Work to be completed
Repeat every record exactly as written.

(Stored items)
-- Opening Marker --

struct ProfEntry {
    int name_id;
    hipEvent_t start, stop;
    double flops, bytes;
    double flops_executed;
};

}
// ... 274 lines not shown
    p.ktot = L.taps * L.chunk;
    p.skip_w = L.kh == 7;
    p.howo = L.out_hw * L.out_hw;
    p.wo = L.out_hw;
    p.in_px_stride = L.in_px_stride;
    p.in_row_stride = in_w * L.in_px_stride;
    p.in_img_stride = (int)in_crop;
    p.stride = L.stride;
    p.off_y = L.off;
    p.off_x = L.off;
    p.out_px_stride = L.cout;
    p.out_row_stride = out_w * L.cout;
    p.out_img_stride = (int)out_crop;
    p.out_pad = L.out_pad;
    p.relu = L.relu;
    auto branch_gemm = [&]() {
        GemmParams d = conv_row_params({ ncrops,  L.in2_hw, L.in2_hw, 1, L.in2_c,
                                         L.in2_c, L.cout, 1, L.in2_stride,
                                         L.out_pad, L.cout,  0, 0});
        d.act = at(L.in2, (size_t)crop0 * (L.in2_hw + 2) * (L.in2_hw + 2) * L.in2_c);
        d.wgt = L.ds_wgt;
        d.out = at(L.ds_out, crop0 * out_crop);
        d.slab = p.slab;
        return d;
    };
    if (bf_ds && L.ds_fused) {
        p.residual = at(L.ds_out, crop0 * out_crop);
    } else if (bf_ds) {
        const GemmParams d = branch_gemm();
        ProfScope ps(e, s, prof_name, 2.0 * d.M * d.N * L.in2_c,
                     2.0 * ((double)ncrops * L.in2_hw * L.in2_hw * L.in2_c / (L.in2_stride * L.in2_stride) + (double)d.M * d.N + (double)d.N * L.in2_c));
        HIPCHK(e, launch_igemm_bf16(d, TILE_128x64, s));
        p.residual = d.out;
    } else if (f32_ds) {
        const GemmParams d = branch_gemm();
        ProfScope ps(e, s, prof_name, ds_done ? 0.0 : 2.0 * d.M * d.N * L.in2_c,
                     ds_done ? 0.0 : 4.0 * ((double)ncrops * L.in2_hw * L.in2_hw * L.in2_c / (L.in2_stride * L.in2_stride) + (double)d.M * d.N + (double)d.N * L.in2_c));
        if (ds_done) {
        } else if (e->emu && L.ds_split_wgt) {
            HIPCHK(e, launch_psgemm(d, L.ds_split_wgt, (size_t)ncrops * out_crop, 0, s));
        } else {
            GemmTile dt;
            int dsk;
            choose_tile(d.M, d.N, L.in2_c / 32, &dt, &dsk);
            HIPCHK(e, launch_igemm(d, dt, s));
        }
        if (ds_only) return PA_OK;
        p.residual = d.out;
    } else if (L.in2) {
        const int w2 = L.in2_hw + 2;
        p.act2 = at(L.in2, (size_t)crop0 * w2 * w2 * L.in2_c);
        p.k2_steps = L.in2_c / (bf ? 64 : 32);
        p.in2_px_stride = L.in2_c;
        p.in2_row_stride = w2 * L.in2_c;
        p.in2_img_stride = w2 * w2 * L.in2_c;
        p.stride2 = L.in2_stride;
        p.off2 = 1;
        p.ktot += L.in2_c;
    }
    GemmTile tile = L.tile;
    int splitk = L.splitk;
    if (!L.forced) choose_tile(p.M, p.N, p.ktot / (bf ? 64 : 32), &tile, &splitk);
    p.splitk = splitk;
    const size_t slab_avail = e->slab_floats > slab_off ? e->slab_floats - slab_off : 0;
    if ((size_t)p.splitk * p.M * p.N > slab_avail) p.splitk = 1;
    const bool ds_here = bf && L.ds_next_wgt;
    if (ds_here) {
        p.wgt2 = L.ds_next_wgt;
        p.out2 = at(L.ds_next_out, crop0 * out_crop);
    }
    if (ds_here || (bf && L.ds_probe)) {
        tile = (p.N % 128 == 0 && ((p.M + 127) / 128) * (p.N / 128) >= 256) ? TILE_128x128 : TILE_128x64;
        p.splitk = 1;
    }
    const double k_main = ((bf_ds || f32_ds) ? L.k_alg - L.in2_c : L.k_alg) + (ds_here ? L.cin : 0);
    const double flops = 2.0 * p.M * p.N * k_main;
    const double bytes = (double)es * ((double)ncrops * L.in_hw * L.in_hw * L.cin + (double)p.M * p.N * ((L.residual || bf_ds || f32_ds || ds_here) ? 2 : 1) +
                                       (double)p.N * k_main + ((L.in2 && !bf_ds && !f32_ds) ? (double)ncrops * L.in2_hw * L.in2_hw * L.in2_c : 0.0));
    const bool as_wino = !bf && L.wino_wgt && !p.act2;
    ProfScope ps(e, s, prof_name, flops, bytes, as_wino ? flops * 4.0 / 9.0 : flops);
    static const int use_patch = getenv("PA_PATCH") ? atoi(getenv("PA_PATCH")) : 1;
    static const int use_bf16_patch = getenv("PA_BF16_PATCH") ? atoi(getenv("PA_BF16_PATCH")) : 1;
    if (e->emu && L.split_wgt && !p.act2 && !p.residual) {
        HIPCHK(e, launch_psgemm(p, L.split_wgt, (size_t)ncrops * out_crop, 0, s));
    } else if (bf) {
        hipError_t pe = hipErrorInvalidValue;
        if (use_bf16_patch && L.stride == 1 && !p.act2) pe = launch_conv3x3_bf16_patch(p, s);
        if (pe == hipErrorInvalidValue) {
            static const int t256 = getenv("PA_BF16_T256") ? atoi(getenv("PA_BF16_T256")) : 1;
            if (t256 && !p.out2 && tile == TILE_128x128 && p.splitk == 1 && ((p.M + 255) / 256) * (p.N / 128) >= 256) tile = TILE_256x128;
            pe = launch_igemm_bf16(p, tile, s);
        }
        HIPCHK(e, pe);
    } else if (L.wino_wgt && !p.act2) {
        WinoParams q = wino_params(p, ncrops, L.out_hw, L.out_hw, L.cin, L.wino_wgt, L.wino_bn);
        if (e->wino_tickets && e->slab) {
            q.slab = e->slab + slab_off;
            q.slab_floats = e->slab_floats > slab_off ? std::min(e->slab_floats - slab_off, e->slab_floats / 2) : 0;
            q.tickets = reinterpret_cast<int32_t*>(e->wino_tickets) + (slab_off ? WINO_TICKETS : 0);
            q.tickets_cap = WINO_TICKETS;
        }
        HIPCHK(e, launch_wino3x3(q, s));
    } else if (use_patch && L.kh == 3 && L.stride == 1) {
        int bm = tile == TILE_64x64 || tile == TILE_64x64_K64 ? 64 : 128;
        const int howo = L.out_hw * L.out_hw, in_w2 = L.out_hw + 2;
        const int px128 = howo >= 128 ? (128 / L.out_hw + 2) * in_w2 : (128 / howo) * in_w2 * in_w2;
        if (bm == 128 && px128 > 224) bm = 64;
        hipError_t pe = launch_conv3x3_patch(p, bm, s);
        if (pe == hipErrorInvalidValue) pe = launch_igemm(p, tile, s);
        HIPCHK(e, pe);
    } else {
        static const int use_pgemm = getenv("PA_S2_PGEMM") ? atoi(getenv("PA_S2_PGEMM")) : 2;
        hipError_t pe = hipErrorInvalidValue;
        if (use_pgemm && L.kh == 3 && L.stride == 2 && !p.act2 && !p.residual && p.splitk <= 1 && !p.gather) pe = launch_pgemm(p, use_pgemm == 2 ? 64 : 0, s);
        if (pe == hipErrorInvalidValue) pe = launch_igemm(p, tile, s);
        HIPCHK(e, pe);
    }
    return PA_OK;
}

-- Closing Marker --

Problem solution
struct ProfEntry {
    int name_id;
    hipEvent_t start, stop;
    double flops, bytes;
    double flops_executed;
};

}
// ... 274 lines not shown
    p.ktot = L.taps * L.chunk;
    p.skip_w = L.kh == 7;
    p.howo = L.out_hw * L.out_hw;
    p.wo = L.out_hw;
    p.in_px_stride = L.in_px_stride;
    p.in_row_stride = in_w * L.in_px_stride;
    p.in_img_stride = (int)in_crop;
    p.stride = L.stride;
    p.off_y = L.off;
    p.off_x = L.off;
    p.out_px_stride = L.cout;
    p.out_row_stride = out_w * L.cout;
    p.out_img_stride = (int)out_crop;
    p.out_pad = L.out_pad;
    p.relu = L.relu;
    auto branch_gemm = [&]() {
        GemmParams d = conv_row_params({ ncrops,  L.in2_hw, L.in2_hw, 1, L.in2_c,
                                         L.in2_c, L.cout, 1, L.in2_stride,
                                         L.out_pad, L.cout,  0, 0});
        d.act = at(L.in2, (size_t)crop0 * (L.in2_hw + 2) * (L.in2_hw + 2) * L.in2_c);
        d.wgt = L.ds_wgt;
        d.out = at(L.ds_out, crop0 * out_crop);
        d.slab = p.slab;
        return d;
    };
    if (bf_ds && L.ds_fused) {
        p.residual = at(L.ds_out, crop0 * out_crop);
    } else if (bf_ds) {
        const GemmParams d = branch_gemm();
        ProfScope ps(e, s, prof_name, 2.0 * d.M * d.N * L.in2_c,
                     2.0 * ((double)ncrops * L.in2_hw * L.in2_hw * L.in2_c / (L.in2_stride * L.in2_stride) + (double)d.M * d.N + (double)d.N * L.in2_c));
        HIPCHK(e, launch_igemm_bf16(d, TILE_128x64, s));
        p.residual = d.out;
    } else if (f32_ds) {
        const GemmParams d = branch_gemm();
        ProfScope ps(e, s, prof_name, ds_done ? 0.0 : 2.0 * d.M * d.N * L.in2_c,
                     ds_done ? 0.0 : 4.0 * ((double)ncrops * L.in2_hw * L.in2_hw * L.in2_c / (L.in2_stride * L.in2_stride) + (double)d.M * d.N + (double)d.N * L.in2_c));
        if (ds_done) {
        } else if (e->emu && L.ds_split_wgt) {
            HIPCHK(e, launch_psgemm(d, L.ds_split_wgt, (size_t)ncrops * out_crop, 0, s));
        } else {
            GemmTile dt;
            int dsk;
            choose_tile(d.M, d.N, L.in2_c / 32, &dt, &dsk);
            HIPCHK(e, launch_igemm(d, dt, s));
        }
        if (ds_only) return PA_OK;
        p.residual = d.out;
    } else if (L.in2) {
        const int w2 = L.in2_hw + 2;
        p.act2 = at(L.in2, (size_t)crop0 * w2 * w2 * L.in2_c);
        p.k2_steps = L.in2_c / (bf ? 64 : 32);
        p.in2_px_stride = L.in2_c;
        p.in2_row_stride = w2 * L.in2_c;
        p.in2_img_stride = w2 * w2 * L.in2_c;
        p.stride2 = L.in2_stride;
        p.off2 = 1;
        p.ktot += L.in2_c;
    }
    GemmTile tile = L.tile;
    int splitk = L.splitk;
    if (!L.forced) choose_tile(p.M, p.N, p.ktot / (bf ? 64 : 32), &tile, &splitk);
    p.splitk = splitk;
    const size_t slab_avail = e->slab_floats > slab_off ? e->slab_floats - slab_off : 0;
    if ((size_t)p.splitk * p.M * p.N > slab_avail) p.splitk = 1;
    const bool ds_here = bf && L.ds_next_wgt;
    if (ds_here) {
        p.wgt2 = L.ds_next_wgt;
        p.out2 = at(L.ds_next_out, crop0 * out_crop);
    }
    if (ds_here || (bf && L.ds_probe)) {
        tile = (p.N % 128 == 0 && ((p.M + 127) / 128) * (p.N / 128) >= 256) ? TILE_128x128 : TILE_128x64;
        p.splitk = 1;
    }
    const double k_main = ((bf_ds || f32_ds) ? L.k_alg - L.in2_c : L.k_alg) + (ds_here ? L.cin : 0);
    const double flops = 2.0 * p.M * p.N * k_main;
    const double bytes = (double)es * ((double)ncrops * L.in_hw * L.in_hw * L.cin + (double)p.M * p.N * ((L.residual || bf_ds || f32_ds || ds_here) ? 2 : 1) +
                                       (double)p.N * k_main + ((L.in2 && !bf_ds && !f32_ds) ? (double)ncrops * L.in2_hw * L.in2_hw * L.in2_c : 0.0));
    const bool as_wino = !bf && L.wino_wgt && !p.act2;
    ProfScope ps(e, s, prof_name, flops, bytes, as_wino ? flops * 4.0 / 9.0 : flops);
    static const int use_patch = getenv("PA_PATCH") ? atoi(getenv("PA_PATCH")) : 1;
    static const int use_bf16_patch = getenv("PA_BF16_PATCH") ? atoi(getenv("PA_BF16_PATCH")) : 1;
    if (e->emu && L.split_wgt && !p.act2 && !p.residual) {
        HIPCHK(e, launch_psgemm(p, L.split_wgt, (size_t)ncrops * out_crop, 0, s));
    } else if (bf) {
        hipError_t pe = hipErrorInvalidValue;
        if (use_bf16_patch && L.stride == 1 && !p.act2) pe = launch_conv3x3_bf16_patch(p, s);
        if (pe == hipErrorInvalidValue) {
            static const int t256 = getenv("PA_BF16_T256") ? atoi(getenv("PA_BF16_T256")) : 1;
            if (t256 && !p.out2 && tile == TILE_128x128 && p.splitk == 1 && ((p.M + 255) / 256) * (p.N / 128) >= 256) tile = TILE_256x128;
            pe = launch_igemm_bf16(p, tile, s);
        }
        HIPCHK(e, pe);
    } else if (L.wino_wgt && !p.act2) {
        WinoParams q = wino_params(p, ncrops, L.out_hw, L.out_hw, L.cin, L.wino_wgt, L.wino_bn);
        if (e->wino_tickets && e->slab) {
            q.slab = e->slab + slab_off;
            q.slab_floats = e->slab_floats > slab_off ? std::min(e->slab_floats - slab_off, e->slab_floats / 2) : 0;
            q.tickets = reinterpret_cast<int32_t*>(e->wino_tickets) + (slab_off ? WINO_TICKETS : 0);
            q.tickets_cap = WINO_TICKETS;
        }
        HIPCHK(e, launch_wino3x3(q, s));
    } else if (use_patch && L.kh == 3 && L.stride == 1) {
        int bm = tile == TILE_64x64 || tile == TILE_64x64_K64 ? 64 : 128;
        const int howo = L.out_hw * L.out_hw, in_w2 = L.out_hw + 2;
        const int px128 = howo >= 128 ? (128 / L.out_hw + 2) * in_w2 : (128 / howo) * in_w2 * in_w2;
        if (bm == 128 && px128 > 224) bm = 64;
        hipError_t pe = launch_conv3x3_patch(p, bm, s);
        if (pe == hipErrorInvalidValue) pe = launch_igemm(p, tile, s);
        HIPCHK(e, pe);
    } else {
        static const int use_pgemm = getenv("PA_S2_PGEMM") ? atoi(getenv("PA_S2_PGEMM")) : 2;
        hipError_t pe = hipErrorInvalidValue;
        if (use_pgemm && L.kh == 3 && L.stride == 2 && !p.act2 && !p.residual && p.splitk <= 1 && !p.gather) pe = launch_pgemm(p, use_pgemm == 2 ? 64 : 0, s);
        if (pe == hipErrorInvalidValue) pe = launch_igemm(p, tile, s);
        HIPCHK(e, pe);
    }
    return PA_OK;
}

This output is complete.